Fig. 5.. Topological glymphatic network model of perivascular spaces around the mouse middle cerebral artery (MCA).
(A) Network model representing a system of interconnected perivascular spaces (PVS) surrounding the mouse pial MCA at different time points (t) during an ischemic spreading depolarization (SD; green). Pial PVS are depicted as blue lines that get wider during spreading ischemia. Penetrating arteries are depicted as red circles and the blue circle surrounding it signifies an increase in the area of the penetrating PVS as the arteriole constricts after SD. The simulation evaluated the relative increase (rel. incr.) in baseline flow at the inlet of the MCA (MCA inflow; black arrow). (B) Pial and penetrating PVS area increases as the arteries constrict due to the passage of a SD, thus increasing the fluid volume in the network. Conservation of mass controls the resulting MCA inflow, (C) resulting in a net increase in fluid volume in the network. Dashed line represents the tissue border of the cortical surface. The SD travels over the entire cortex spanning an area larger than that covered by the MCA network.
Fig. 6.
Fig. 6.. CSF-mediated edema after MCAO is dependent on aquaporin-4 (AQP4) expression.

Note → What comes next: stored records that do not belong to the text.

static int amil_forward_impl(const mmf_amil_desc* d, const float* x, void* workspace, size_t workspace_bytes,
                             float* M, float* A_raw, void* stream, bool infer, const HeadTail* tail = nullptr) {
  if (int e = check_desc(d)) return e;
  if (int e = check_operands(d, x, workspace, A_raw, false)) return e;
  Carver c(workspace);
  AmilWs w = carve(c, d->N, d->L, d->H, d->D, d->gated, infer);
  if (w.bytes > workspace_bytes) return MMF_ERR_WORKSPACE;
  if (!M) M = w.M_step;
  hipStream_t st = static_cast<hipStream_t>(stream);
  TraceScope ts(d->trace);

  if (int e = launch_linear(stack_linear(d, w, x, d->seed), st)) return e;
  if (int e = launch_gate_fwd(stack_gate_fwd(d, w, d->seed), st)) return e;
  PoolParams pp = stack_pool(d, w, A_raw);
  pp.partials = w.partials; pp.M = M; pp.stats = w.stats;
  if (tail) { pp.tail = *tail; pp.tail.dM = w.dM_step; }
  return launch_pool(pp, st);
}

int mmf_amil_forward(const mmf_amil_desc* d, const float* x, void* workspace, size_t workspace_bytes,
                     float* M, float* A_raw, void* stream) {
  return amil_forward_impl(d, x, workspace, workspace_bytes, M, A_raw, stream, false);
}

size_t mmf_amil_infer_workspace_bytes(int64_t N, int32_t L, int32_t H, int32_t D, int32_t gated) {
  if (N < 1) N = 1;
  Carver c;
  return carve(c, N, L, H, D, gated, true).bytes;
}

int mmf_amil_infer(const mmf_amil_desc* d, const float* x, void* workspace, size_t workspace_bytes,
                   float* M, float* A_raw, void* stream) {
  return amil_forward_impl(d, x, workspace, workspace_bytes, M, A_raw, stream, true);
}

static int amil_backward_impl(const mmf_amil_desc* d, const float* x, void* workspace, size_t workspace_bytes,
                              const float* M, const float* A_raw, const float* dM, const float* gA,
                              const mmf_amil_grads* g, void* stream, int accumulate) {
  if (int e = check_desc(d)) return e;
  if (!x || !workspace || !A_raw || !g) return MMF_ERR_ARG;
  if (int e = check_grads(d, g)) return e;
  if (!grads_aligned(d, g)) return MMF_ERR_ALIGN;
  Carver c(workspace);
  AmilWs w = carve(c, d->N, d->L, d->H, d->D, d->gated);
  if (w.bytes > workspace_bytes) return MMF_ERR_WORKSPACE;
  if (!M) M = w.M_step;
  if (!dM) dM = w.dM_step;
  hipStream_t st = static_cast<hipStream_t>(stream);
  TraceScope ts(d->trace);

  const GateBwdCtx gc = gate_bwd_ctx(d, w.a, w.b, w.ds, d->seed);
  BwdDhParams dp = stack_dh(d, w, gc, dM);
  const DhPlan pl = dh_plan(dp, true);
  int dbc_groups = pl.dbc_groups;
  if (pl.fused) {
    dp.A_raw = A_raw; dp.stats = w.stats; dp.Mpool = M; dp.gA = gA;
    dp.p_out = w.p; dp.ds_out = w.ds; dp.dbc_part = w.dbc_part;
  } else {
    const BwdPrepParams bp = stack_prep(d, w, A_raw, w.stats, M, dM, gA);
    dbc_groups = bp.n_groups;
    if (int e = launch_bwd_prep(bp, st)) return e;
  }
  if (int e = launch_bwd_dh(pl, dp, st)) return e;
  if (g->dx) {
    if (int e = launch_nn(stack_dx(d, w, g->dx), st)) return e;
  }

  TnParams tp{};
  const TnPlan tn = stack_tn(d, w, x, gc, tp);
  if (int e = launch_tn(tn, tp, st)) return e;

  ReduceList rl;
  stack_reduce(d, w, g, dbc_groups, rl);
  return rl.launch(accumulate, st);
}

int mmf_amil_backward(const mmf_amil_desc* d, const float* x, void* workspace, size_t workspace_bytes,
                      const float* M, const float* A_raw, const float* dM, const float* gA,
                      const mmf_amil_grads* g, void* stream) {
  if (!M || !dM) return MMF_ERR_ARG;
  return amil_backward_impl(d, x, workspace, workspace_bytes, M, A_raw, dM, gA, g, stream, 0);
}

size_t mmf_amil_bf16_workspace_bytes(int64_t N, int32_t L, int32_t H, int32_t D, int32_t gated) {
  if (N < 1) N = 1;
  Carver c;
  return carve_bf16(c, N, L, H, D, gated).bytes;
}

static int amil_bf16_forward_impl(const mmf_amil_desc* d, const uint16_t* x, void* workspace, size_t workspace_bytes,
                                  float* M, float* A_raw, void* stream, bool infer, const HeadTail* tail = nullptr) {
  if (int e = check_desc_bf16(d)) return e;
  if (int e = check_operands(d, x, workspace, A_raw, true)) return e;
  Carver c(workspace);
  AmilWsBf w = carve_bf16(c, d->N, d->L, d->H, d->D, d->gated, infer);
  if (w.bytes > workspace_bytes) return MMF_ERR_WORKSPACE;
  if (!M) M = w.M_step;
  hipStream_t st = static_cast<hipStream_t>(stream);
  TraceScope ts(d->trace);
  HeadTail tl{};
  if (tail) { tl = *tail; tl.dM = w.dM_step; }

  const bool fused2 = d->gated && fused_fwd2_ok(d->N, d->L, d->H, d->D);
  if (int e = launch_cvt_bf16(stack_cvt_bf16(d, w, fused2, !infer), st)) return e;

  if (fused2 || (d->gated && d->D == 256 && fused_fwd_ok(d->N, d->L, d->H, d->D))) {
    FusedFwdParams fp{};
    fp.x = x; fp.w1 = w.w1; fp.b1 = d->b1;
    fp.Wa = w.wab; fp.Wb = d->gated ? w.wab + (size_t)d->D * d->H : nullptr;
    fp.w1f = w.w1; fp.wabf = w.wab;
    fp.ba = d->ba; fp.bb = d->bb; fp.Wc = d->Wc; fp.bc = d->bc;
    fp.h = infer ? nullptr : w.h; fp.a = w.a; fp.b = w.b;
    fp.A_raw = A_raw; fp.partials = w.partials;
    fp.N = d->N; fp.L = d->L; fp.D = d->D;
    fp.p_h = d->p_h; fp.p_att = d->p_att;
    fp.key_h = drop_key(d->seed, 0); fp.key_a = drop_key(d->seed, 1); fp.key_b = drop_key(d->seed, 2);
    fp.seed_dev = d->seed_dev;
    if (fused2) {
      if (int e = launch_fused_fwd2_bf16(fp, d->gated, st)) return e;
    } else
    if (int e = launch_fused_fwd_bf16(fp, d->gated, st)) return e;
    PoolParams pm{};
    pm.N = d->N; pm.H = d->H; pm.partials = w.partials; pm.M = M; pm.stats = w.stats;
    pm.n_groups = fused_fwd_tiles(d->N);
    pm.tail = tl;
    return launch_pool_merge(pm, st);
  }

  if (int e = launch_linear_bf16(stack_linear_bf16(d, w, x, d->seed), st)) return e;
  if (int e = launch_gate_bf16(stack_gate_bf16(d, w, d->seed), st)) return e;
  PoolBfParams pb = stack_pool_bf16(d, w, A_raw);
  pb.base.partials = w.partials; pb.base.M = M; pb.base.stats = w.stats; pb.base.tail = tl;
  return launch_pool_bf16(pb, st);
}

int mmf_amil_bf16_forward(const mmf_amil_desc* d, const uint16_t* x, void* workspace, size_t workspace_bytes,
                          float* M, float* A_raw, void* stream) {
  return amil_bf16_forward_impl(d, x, workspace, workspace_bytes, M, A_raw, stream, false);
}

size_t mmf_amil_bf16_infer_workspace_bytes(int64_t N, int32_t L, int32_t H, int32_t D, int32_t gated) {
  if (N < 1) N = 1;
  Carver c;
  return carve_bf16(c, N, L, H, D, gated, true).bytes;
}

int mmf_amil_bf16_infer(const mmf_amil_desc* d, const uint16_t* x, void* workspace, size_t workspace_bytes,
                        float* M, float* A_raw, void* stream) {
  return amil_bf16_forward_impl(d, x, workspace, workspace_bytes, M, A_raw, stream, true);
}

static int amil_bf16_backward_impl(const mmf_amil_desc* d, const uint16_t* x, void* workspace, size_t workspace_bytes,
                                   const float* M, const float* A_raw, const float* dM, const float* gA,
                                   const mmf_amil_grads* g, void* stream, int accumulate) {
  if (int e = check_desc_bf16(d)) return e;
  if (!x || !workspace || !A_raw || !g) return MMF_ERR_ARG;
  if (int e = check_grads(d, g)) return e;
  if (g->dx) return MMF_ERR_ARG;
  if (!grads_aligned(d, g)) return MMF_ERR_ALIGN;
  Carver c(workspace);
  AmilWsBf w = carve_bf16(c, d->N, d->L, d->H, d->D, d->gated);
  if (w.bytes > workspace_bytes) return MMF_ERR_WORKSPACE;
  if (!M) M = w.M_step;
  if (!dM) dM = w.dM_step;
  hipStream_t st = static_cast<hipStream_t>(stream);
  TraceScope ts(d->trace);
  const uint32_t* const seed_dev = d->seed_dev;

  GateBwdBf gc{};
  gc.a = w.a; gc.b = w.b; gc.ds = w.ds; gc.Wc = d->Wc; gc.D = d->D; gc.gated = d->gated;
  gc.drop_p = d->p_att; gc.key_a = drop_key(d->seed, 1); gc.key_b = drop_key(d->seed, 2); gc.seed_dev = seed_dev;

  DhBfParams dp{};
  dp.g = gc; dp.WabT = w.wabT; dp.dM = dM; dp.h = w.h; dp.du = w.du;
  dp.N = d->N; dp.H = d->H; dp.scale_h = d->p_h > 0.f ? 1.0f / (1.0f - d->p_h) : 1.0f;
  dp.A_raw = A_raw; dp.stats = w.stats; dp.Mpool = M; dp.gA = gA;
  dp.p_out = w.p; dp.ds_out = w.ds; dp.dbc_part = w.dbc_part; dp.dP = w.dP; dp.dwc_part = w.dwc_part;
  if (dh2_bf16_ok(d->N, d->H, d->D, d->gated)) {
    if (int e = launch_dh2_bf16(dp, st)) return e;
  } else if (int e = launch_dh_bf16(dp, st)) return e;
  const int ntn = d->H / 256;

  TnBfParams tp{};
  tp.nprob = 2; tp.K = d->N; tp.splits = w.splits; tp.k_per_split = w.k_per_split;
  TnBfProblem& q1 = tp.prob[0];
  q1.A = w.du; q1.lda = d->H; q1.M = d->H;
  q1.B = x; q1.ldb = d->L; q1.Ncols = d->L;
  q1.out = w.slab_w1; q1.split_stride = (size_t)d->H * d->L; q1.ldc = d->L;
  q1.colsum = w.cs_b1; q1.colsum_stride = d->H;
  TnBfProblem& q2 = tp.prob[1];
  q2.A = w.dP; q2.lda = w.mstk; q2.M = w.mstk;
  q2.B = w.h; q2.ldb = d->H; q2.Ncols = d->H;
  q2.out = w.slab_wab; q2.split_stride = (size_t)w.mstk * d->H; q2.ldc = d->H;
  q2.colsum = w.cs_bab; q2.colsum_stride = w.mstk;
  if (int e = launch_tn_bf16(tp, st)) return e;

  ReduceList rl;
  reduce_slabs(d, w, g, w.splits, w.splits, rl);
  rl.add(w.dwc_part, g->dWc, d->D, dh_bf16_tiles_used(d->N, ntn), d->D);
  rl.add(w.dbc_part, g->dbc, 1, dh_bf16_tiles_used(d->N, ntn), 1);
  return rl.launch(accumulate, st);
}

int mmf_amil_bf16_backward(const mmf_amil_desc* d, const uint16_t* x, void* workspace, size_t workspace_bytes,
                           const float* M, const float* A_raw, const float* dM, const float* gA,
                           const mmf_amil_grads* g, void* stream) {
  if (!M || !dM) return MMF_ERR_ARG;
  return amil_bf16_backward_impl(d, x, workspace, workspace_bytes, M, A_raw, dM, gA, g, stream, 0);
}

static int head_tail_of(const mmf_surv_head* h, const mmf_nll_target* t, HeadTail& tl, bool grads = true) {
  if (!h || !h->Wk || !h->bk || !h->logits || !h->hazards || !h->S || !h->Y_hat) return MMF_ERR_ARG;
  if (h->K < 1 || h->K > 32) return MMF_ERR_SHAPE;
  tl = HeadTail{};
  tl.Wk = h->Wk; tl.bk = h->bk; tl.K = h->K;
  tl.logits = h->logits; tl.hazards = h->hazards; tl.S = h->S; tl.Y_hat = h->Y_hat; tl.risk = h->risk;
  if (t) {
    if (!t->Y || !t->c || !t->loss || (grads && (!t->dWk || !t->dbk))) return MMF_ERR_ARG;
    tl.Y = t->Y; tl.c = t->c; tl.alpha = t->alpha; tl.eps = t->eps; tl.loss = t->loss;
    if (grads) { tl.loss_scale = t->loss_scale; tl.dWk = t->dWk; tl.dbk = t->dbk; tl.accumulate = t->accumulate; }
  }
  return MMF_OK;
}

int mmf_amil_head_forward(const mmf_amil_desc* d, const void* x, int32_t x_bf16, void* workspace, size_t workspace_bytes,
                          const mmf_surv_head* head, float* M, float* A_raw, void* stream) {
  if (!d || !M) return MMF_ERR_ARG;
  HeadTail tl;
  if (int e = head_tail_of(head, nullptr, tl)) return e;
  return x_bf16 ? amil_bf16_forward_impl(d, static_cast<const uint16_t*>(x), workspace, workspace_bytes, M, A_raw, stream, false, &tl)
                : amil_forward_impl(d, static_cast<const float*>(x), workspace, workspace_bytes, M, A_raw, stream, false, &tl);
}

(A) Transcranial imaging after intracisternal tracer injection (BSA-647) in Aqp4+/+ and Aqp4−/− mice. (B) Quantification of ipsilateral CSF tracer influx (ΔF/F0). Two-way repeated measures ANOVA, P value from interaction term; n=4–5 mice/genotype. (C) Time of CSF influx peak. Unpaired t-test. (D) Change in maximum ΔF/F0 (Fmax) to 15 min after MCAO (F15 min). Paired t-test. (E-F) Volumetric two-photon imaging shows CSF tracer (3kDa dextran) entering brain via surface and penetrating perivascular spaces (PVS) in Aqp4+/+ and Aqp4−/− mice. After spreading ischemia (SI) the tracers were also found surrounding capillaries only in Aqp4+/+. (G) Time-lapse 2-photon imaging of a penetrating arteriole 100 μm below the cortical surface. (H) Tracer enters the interstitial fluid (ISF) after SI. (I) CSF tracer entered the penetrating PVS of both Aqp4+/+ and Aqp4−/− mice. (J) Penetrating arteriolar (art.) diameter changes after MCAO. Tracer influx was quantified in the (K) penetrating PVS and the (L) ISF neighboring the same PVS; 1 PVS/mouse; n=4–5 mice/genotype. (M) Immunohistochemical labeling for AQP4 from ipsilateral dorsal cortex of Aqp4+/+ and (N) Aqp4−/− after CSF tracer injection. (O) Mean pixel intensity from 6 coronal sections from 4–5 mice/genotype. (P) Cortical water content 15 min after MCAO or bilateral cortices from sham-treated Aqp4−/− mice; paired t-test; n=5–6 mice/group; ns: not significant. Scale bars: (A) 2mm, (F-I) 50μm, (M-N) 500μm.